# Teich im Terrarium macht Probleme



## Nordhesse_Lukas (18. Aug. 2009)

Hallo liebe Forengemeinde.
Mein Name ist Lukas und ich komme aus dem schönen Nordhessen nahe bei Kassel und habe ein leidenschaftliches Hobby: Die Terraristik.

Nun denkt ihr vielleicht " hey, schön aber hier bist du falsch"  
Der Threadtitel sollte aber deutlich machen warum ich doch hier bin 

Ich habe ein Großraumterrarium für 3 grüne Leguane in dem ich einen ca 250L Teich habe. Der Teich dient den Leguanen hin und wieder für ein kurzes Badeerlebnis, als Klo und als nützliche Hilfe zur Luftbefeuchtung.

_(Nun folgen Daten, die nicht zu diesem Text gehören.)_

#ifdef SWEEP_STATS
__device__ unsigned long long g_sweep_n[16];
#endif
#ifdef SWEEP_UNIT_PROFILE
__device__ int g_unit_prof[65536][4];
#endif
struct SweepGeo {
    int var, edge, axis, d0r, dir, a_in, a_out;
    float p00, p01, p10, p11, p20, p21, num, d1_cross;
    bool geo;
};
struct SweepLite { int var, axis, d0r, a_in, a_out; bool geo, pos; };
__device__ __forceinline__ SweepLite sweep_item_lite(const SweepFace& fc, const int2* __restrict__ famtab, int j, bool mine, int is)
{
    SweepLite q;
    int fam = 0;
#pragma unroll
    for (int stp = 8; stp > 0; stp >>= 1)
        if ((int)fc.cum[fam + stp - 1] <= j) fam += stp;
    const int fstart = fam ? (int)fc.cum[fam - 1] : 0;
    q.var = fam >= 6 ? 1 : 0;
    const int ci = fam - 6 * q.var;
    q.axis = ci & 1;
    const int edge = ci >> 1, v0 = q.var ? 2 - edge : edge;
    const float p00 = (q.axis ? fc.py : fc.px)[v0], p01 = (q.axis ? fc.px : fc.py)[v0];
    const int2 ft = famtab[fam];
    const float slope = __int_as_float(ft.x);
    const bool lt = (ft.y >> 16) & 1;
    const int dir = q.axis == 0 ? (lt ? -1 : 1) : (lt ? 1 : -1);
    q.d0r = mine ? (ft.y & 0xffff) + (j - fstart) : 0;
    const float d1_cross = slope * ((float)q.d0r - p00) + p01;
    bool geo = mine && d1_cross > -8.0f && d1_cross < (float)is + 8.0f;
    const int d1_in = geo ? ((dir > 0) ? (int)floorf(d1_cross) : (int)ceilf(d1_cross)) : 0;
    const int d1_out = d1_in + dir;
    geo = geo && !(d1_in < 0 || is <= d1_in || d1_out < 0 || is <= d1_out);
    q.a_in = geo ? d1_in : 0;
    q.a_out = geo ? d1_out : 0;
    q.geo = geo;
    q.pos = dir > 0;
    return q;
}
__device__ __forceinline__ SweepGeo sweep_item_geo(const SweepFace& fc, int j, bool mine, int is,
                                                   const int2* __restrict__ famtab = nullptr)
{
    SweepGeo q;
    int fam = 0;
#pragma unroll
    for (int stp = 8; stp > 0; stp >>= 1)
        if ((int)fc.cum[fam + stp - 1] <= j) fam += stp;
    const int fstart = fam ? (int)fc.cum[fam - 1] : 0;
    q.var = fam >= 6 ? 1 : 0;
    const int ci = fam - 6 * q.var;
    q.edge = ci >> 1;
    q.axis = ci & 1;
    int v0 = q.edge, v1 = q.edge == 2 ? 0 : q.edge + 1, v2 = q.edge == 0 ? 2 : q.edge - 1;
    if (q.var) { v0 = 2 - v0; v1 = 2 - v1; v2 = 2 - v2; }
    const float* pa = q.axis ? fc.py : fc.px;
    const float* pb = q.axis ? fc.px : fc.py;
    q.p00 = pa[v0]; q.p01 = pb[v0]; q.p10 = pa[v1]; q.p11 = pb[v1]; q.p20 = pa[v2]; q.p21 = pb[v2];
    if (q.axis == 0) q.dir = (q.p00 < q.p10) ? -1 : 1;
    else q.dir = (q.p00 < q.p10) ? 1 : -1;
    const int d0_from = (int)fmaxf(ceilf(fminf(q.p00, q.p10)), 0.0f);
    q.num = q.p10 - q.p00;
    const float slope = famtab ? __int_as_float(famtab[fam].x) : (q.p11 - q.p01) / q.num;
    q.d0r = mine ? d0_from + (j - fstart) : 0;
    q.d1_cross = slope * ((float)q.d0r - q.p00) + q.p01;
    bool geo = mine && q.d1_cross > -8.0f && q.d1_cross < (float)is + 8.0f;
// ... 292 lines not shown
                                                 __popcll(__ballot(act1)), __popcll(__ballot(nb0 > 0)), __popcll(__ballot(nb1 > 0)),
                                                 (unsigned long long)hm_wave_scan_incl(nb0 + nb1)};
                if (lane == 63) { for (int k = 0; k < 7; ++k) atomicAdd(&g_sweep_n[k], c[k]); atomicAdd(&g_sweep_n[7], 1ull); }
            }
#endif
            const int n = nb0 + nb1;
            const int incl = hm_wave_scan_incl(n);
            const int npairs = __builtin_amdgcn_readlane(incl, 63);
            if (npairs > 0) {
                __builtin_amdgcn_wave_barrier();
                s_start[wv][lane] = incl - n;
                SweepItem it;
                it.x = d1_cross;
                it.c0 = sweep_item_scale(c0, inv_is, pow2, is);
                it.c1 = sweep_item_scale(c1, inv_is, pow2, is);
                it.base0 = (int)(lid[0] * is) + lo[0];
                it.base1 = (int)(lid[1] * is) + lo[1];
                it.nb0 = nb0;
                it.fn = fn;
                {
                    const int m0 = var ? 2 - edge : edge, k1 = edge == 2 ? 0 : edge + 1, m1 = var ? 2 - k1 : k1;
                    const int comp = axis ? 0 : 1;
                    it.meta = el | ((2 * m0 + comp) << 4) | ((2 * m1 + comp) << 7) | (use0 ? 1 << 10 : 0) |
                              (use1 ? 1 << 11 : 0) | (nb0 << 12);
                }
                s_item[wv][lane].it = it;
                wave_sync();
                const int* st = s_start[wv];
                int cur = -1;
                double acc0 = 0.0, acc1 = 0.0;
                int carry = 0;
#pragma unroll 1
                for (int base = 0; base < npairs; base += 256) {
                    SWEEP_HOOK_PAIR_ROUND(eps, base);
#ifdef SWEEP_STATS
                    if (lane == 0) atomicAdd(&g_sweep_n[11], 1ull);
#endif
#ifdef SWEEP_UNIT_PROFILE
                    ++up_rounds;
#endif
                    int4* hd = reinterpret_cast<int4*>(s_head[wv]);
                    hd[lane] = make_int4(0, 0, 0, 0);
                    wave_sync();
                    const int ex = incl - n;
                    if (n > 0 && ex >= base && ex < base + 256) s_head[wv][ex - base] = lane + 1;
                    wave_sync();
                    const int4 h = hd[lane];
                    int m[4];
                    m[0] = h.x; m[1] = max(m[0], h.y); m[2] = max(m[1], h.z); m[3] = max(m[2], h.w);
                    int inc = m[3];
                    inc = max(inc, __builtin_amdgcn_update_dpp(0, inc, 0x111, 0xf, 0xf, false));
                    inc = max(inc, __builtin_amdgcn_update_dpp(0, inc, 0x112, 0xf, 0xf, false));
                    inc = max(inc, __builtin_amdgcn_update_dpp(0, inc, 0x114, 0xf, 0xf, false));
                    inc = max(inc, __builtin_amdgcn_update_dpp(0, inc, 0x118, 0xf, 0xf, false));
                    inc = max(inc, __builtin_amdgcn_update_dpp(0, inc, 0x142, 0xa, 0xf, false));
                    inc = max(inc, __builtin_amdgcn_update_dpp(0, inc, 0x143, 0xc, 0xf, false));
                    int before = __builtin_amdgcn_update_dpp(0, inc, 0x138, 0xf, 0xf, false);
                    before = max(before, carry);
                    carry = max(carry, __builtin_amdgcn_readlane(inc, 63));
                    SweepSrc sc[4];
                    int qi[4], qmeta[4];
                    bool ph1[4];
#pragma unroll
                    for (int k = 0; k < 4; ++k) {
                        const int p = min(base + 4 * lane + k, npairs - 1);
                        const int i = max(max(before, m[k]) - 1, 0);
                        const int r = max(p - st[i], 0);
                        const SweepItem& qq = s_item[wv][i].it;
                        qmeta[k] = qq.meta;
                        const int q_nb0 = qmeta[k] >> 12;
                        ph1[k] = r >= q_nb0;
                        qi[k] = i;
                        OFF at = (OFF)qq.base0 + r;
                        if (ph1[k]) at = (OFF)qq.base1 + (r - q_nb0);
                        sc[k] = *hm_at<W32>(srcs, at);
                    }
#if SWEEP_COMBINE_MIN <= 64
                    if (base > 0) {
                        const int key0 = base + 4 * lane < npairs ? (qmeta[0] & 0x3ff) : cur;
                        sweep_combine_rows(cur, acc0, acc1, cur >= 0 && key0 != cur, lane);
                    }
#endif
#pragma unroll
                    for (int k = 0; k < 4; ++k) {
                        {
                            const bool valid = base + 4 * lane + k < npairs;
                            const SweepItem& qq = s_item[wv][qi[k]].it;
                            const int meta = qmeta[k], key = valid ? (meta & 0x3ff) : cur;
                            if (key != cur) {
                                if (cur >= 0) {
#ifdef SWEEP_HOOK_FLUSH
                                    SWEEP_HOOK_FLUSH(eps, s_fg[wv], lane, cur, acc0, acc1);
#else
                                    double* f = s_fg[wv][cur & 15];
                                    unsafeAtomicAdd(f + ((cur >> 4) & 7), acc0);
                                    unsafeAtomicAdd(f + ((cur >> 7) & 7), acc1);
#endif
                                }
                                cur = key;
                                acc0 = 0.0;
                                acc1 = 0.0;
                            }
                            const bool take = valid && (!ph1[k] || sc[k].owner == qq.fn);
                            sweep_term(take ? (ph1[k] ? sc[k].g : -sc[k].g) : 0.0f, sc[k].d1, qq.x, qq.c0, qq.c1,
                                       (meta & (1 << 10)) != 0, (meta & (1 << 11)) != 0, eps, magic, acc0, acc1);
                        }
                    }
                }
#if SWEEP_COMBINE_MIN <= 64
                if (npairs >= SWEEP_COMBINE_PAIRS) sweep_combine_rows(cur, acc0, acc1, cur >= 0, lane);
#endif
                if (cur >= 0) {
                    double* f = s_fg[wv][cur & 15];
                    unsafeAtomicAdd(f + ((cur >> 4) & 7), acc0);
                    unsafeAtomicAdd(f + ((cur >> 7) & 7), acc1);
                }
            }
            wave_sync();
            }
            if (lane < nfp) {
                const SweepFace& ff = s_face[wv][lane].f;
                const int off = ff.off, nit = (int)ff.cum[11];
                const int u_lo = off >> SWEEP_USHIFT, u_hi = (off + nit - 1) >> SWEEP_USHIFT;
                double v[6];
#pragma unroll
                for (int k = 0; k < 6; ++k) v[k] = s_fg[wv][lane][k];
                double* out = parts + (long)ff.bf * 6;
                if (u_lo == u_hi) {
#pragma unroll
                    for (int k = 0; k < 6; ++k) out[k] = v[k];
                } else {
#pragma unroll
                    for (int k = 0; k < 6; ++k) unsafeAtomicAdd(out + k, v[k]);
                }
            }
            if (nfp < SWEEP_PASS_FACES) break;
        }
#ifdef SWEEP_UNIT_PROFILE
        if (lane == 0 && u < 65536) {
            g_unit_prof[u][0] = (int)(wall_clock64() - up_t0); g_unit_prof[u][1] = up_pass;
            g_unit_prof[u][2] = up_trips | (up_q << 8); g_unit_prof[u][3] = up_rounds;
        }
#endif
    }
    if (ts_on) hm_ts_store(ts_slots, (long)blockIdx.x * 4 + (threadIdx.x >> 6), 1, (unsigned long long)wall_clock64());
}
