#define BNN_LAUNCH(kern, grid, stream, ...)                                   \
  do {                                                                        \
    if ((grid).x > 0) hipLaunchKernelGGL(kern, grid, dim3(kBlock), 0, stream, __VA_ARGS__); \
  } while (0)
// ... 18 lines not shown
  if (a.l0_mfma) {
    const dim3 g0((unsigned)((n * 900 + kBlock - 1) / kBlock));
    if (a.last_stage >= 0) {
      if (n >= l0_tile_min()) BNN_LAUNCH((k_conv0_tile<OUT2>), dim3((unsigned)((n + kL0Imgs - 1) / kL0Imgs)), s, a.images, A, a.l0_mfma, (int)n);
      else BNN_LAUNCH((k_conv0_mfma<OUT2>), g0, s, a.images, A, a.l0_mfma, (int)(n * 900));
    }
  } else {
    if (a.last_stage >= 0) BNN_LAUNCH((k_conv0<OUT2>), grid_for(n * 900, 2 / gpb_for(n * 900, 2)), s, a.images, A, a.rows[0], (int)(n * 900), 2, gpb_for(n * 900, 2));
  }
  BNN_MARK(a.events, 1, s);
  if constexpr (ARITH == AR_XNOR && !OUT2) {
    const bool pix = n <= kPixelLaneMax;
    const uint8_t *const cm = conv_mfma_for<ARITH, OUT2>(a);
    const dim3 g1(persistent_grid((n + kConvMfmaImgsL1 - 1) / kConvMfmaImgsL1, kConvMfmaGrid)),
        gm(persistent_grid((n + kConvMfmaImgs - 1) / kConvMfmaImgs, kConvMfmaGrid));
    if (a.last_stage >= 1) {
      if (a.l1_literal) {
        BNN_LAUNCH(k_l1_literal, dim3((unsigned)((n * 784 + kBlock - 1) / kBlock)), s, A64, reinterpret_cast<uint64_t *>(B), a.rows[1], (int)(n * 784));
      } else if (a.l1_mfma) {
        const long long pairs = (n + 1) / 2;
        hipLaunchKernelGGL(k_l1_mfma, dim3((unsigned)(pairs < 512 ? pairs : 512)), dim3(256), 0, s, reinterpret_cast<const uint32_t *>(a.buf0), B,
                           a.l1_mfma, (int)n);
      } else if (cm) {
        hipLaunchKernelGGL((k_conv_mfma<30, 2, 2, true, kConvMfmaImgsL1>), g1, dim3(256), 0, s, reinterpret_cast<const uint32_t *>(a.buf0), B, cm,
                           (int)n);
      } else if (pix) BNN_LAUNCH((k_vec_x<9, true, 1, 30, 8, true>), grid_for(n * 784, 8), s, A64, B, a.rows[1], (int)(n * 784), 8, 1);
      else BNN_STAGE((k_quad_x<1, 30, true>), (k_quad_x<1, 30, true, 8>), n * 196, 2, A64, B, a.rows[1]);
    }
    BNN_MARK(a.events, 2, s);
    if (a.last_stage >= 2) {
      if (cm) hipLaunchKernelGGL((k_conv_mfma<14, 2, 4, false, kConvMfmaImgs>), gm, dim3(256), 0, s, B, A, cm + kConvMfmaL2Off, (int)n);
      else if (pix) BNN_LAUNCH((k_vec_x<9, true, 1, 14, 8>), grid_for(n * 144, 16), s, B64, A, a.rows[2], (int)(n * 144), 16, 1);
      else BNN_STAGE((k_quad_x<1, 14, false>), (k_quad_x<1, 14, false, 8>), n * 36, 4, B64, A, a.rows[2]);
    }
    BNN_MARK(a.events, 3, s);
    if (a.last_stage >= 3) {
      if (cm) hipLaunchKernelGGL((k_conv_mfma<12, 4, 4, true, kConvMfmaImgs>), gm, dim3(256), 0, s, A, B, cm + kConvMfmaL3Off, (int)n);
      else if (pix) BNN_LAUNCH((k_vec_x<18, true, 2, 12, 8, true>), grid_for(n * 100, 16), s, A64, B, a.rows[3], (int)(n * 100), 16, 1);
      else BNN_STAGE((k_quad_x<2, 12, true>), (k_quad_x<2, 12, true, 8>), n * 25, 4, A64, B, a.rows[3]);
    }
    BNN_MARK(a.events, 4, s);
    const uint8_t *const tm = tail_mfma_for<ARITH>(a);
    const uint32_t *const A32 = A, *const B32 = B;
    if (!tm && n <= kCnvTailMax && !a.events && a.last_stage >= kCnvStages - 1) {
      hipLaunchKernelGGL(k_cnv_tail, dim3((unsigned)n), dim3(512), 0, s, B64, a.scores, a.classes, a.rows[4], a.rows[5], a.rows[6],
                         a.rows[7], a.rows[8], a.number_class, n == 1 ? a.done_flag : nullptr, a.done_seq);
      return;
    }
    if (a.last_stage >= 4) {
      if (tm && (kTailMfmaStages & 16)) BNN_TAIL_MFMA(false, 18, 8, true, 8, kTailMfmaImgsL4, kTailMfmaGrid8, B32, A, tm + kTailMfmaL4Off);
      else BNN_STAGE((k_vec_x<18, true, 2, 5>), (k_vec_x<18, true, 2, 5, 8>), n * 9, 8, B64, A, a.rows[4]);
    }
    BNN_MARK(a.events, 5, s);
    if (a.last_stage >= 5) {
      if (tm && (kTailMfmaStages & 32)) BNN_TAIL_MFMA(false, 36, 8, false, 8, kTailMfmaImgsL5, kTailMfmaGrid8, A32, B, tm + kTailMfmaL5Off);
      else BNN_STAGE((k_vec_x<36, false, 1, 1>), (k_vec_x<36, false, 1, 1, 8>), n, 8, A64, B, a.rows[5]);
    }
    BNN_MARK(a.events, 6, s);
    if (a.last_stage >= 6) {
      if (tm && (kTailMfmaStages & 64)) BNN_TAIL_MFMA(false, 4, 16, false, 4, kTailMfmaImgsFc, kConvMfmaGrid, B32, A, tm + kTailMfmaL6Off);
// ... 208 lines not shown
                       p.tiles, 64 * p.ksteps, dst + p.off);
  }
  return hipGetLastError();
}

Das ganze wird seit rund 3 Jahren betrieben und klappte eigentlich immer wunderbar und das Wasser war relativ klar. Gefiltert wird es von einer Außenteichfilteranlage die für 8000L ausgelegt ist von T.I.P. mit UV Klärer.

Nun habe ich aber seit rund 6 Monaten auch Goldfische in dem Becken, welche fleißig dabei helfen den Kot zu zerkleinern und auch einfach toll aussehen. Es sind 3 an der Zahl.
Als die Fische einzogen kam auch noch zusätzlich Bodensubstrat (Kies) hinzu.

Jetzt habe ich aber das Problem, dass seit längerem das Wasser immer wieder sich sehr dunkelbraun färbt! Regelmäsige Teilwasserwechsel schaffen nur ganz kurz eine eher ernüchternde Verbesserung. Es wird nur unwesentlich klarer und nach einigen Tagen sieht es wieder so braun aus.

Im Teich befindet sich auch noch ein Spurdelstein an einer Pumpe mit 500L/h wenn ich mich nicht irre. Das Wasser hat durchschnittlich 26C° (ich weiß, für die Fische nicht ideal). Die Fische schwimmen aber putzmunter rum und wachsen immer mehr. 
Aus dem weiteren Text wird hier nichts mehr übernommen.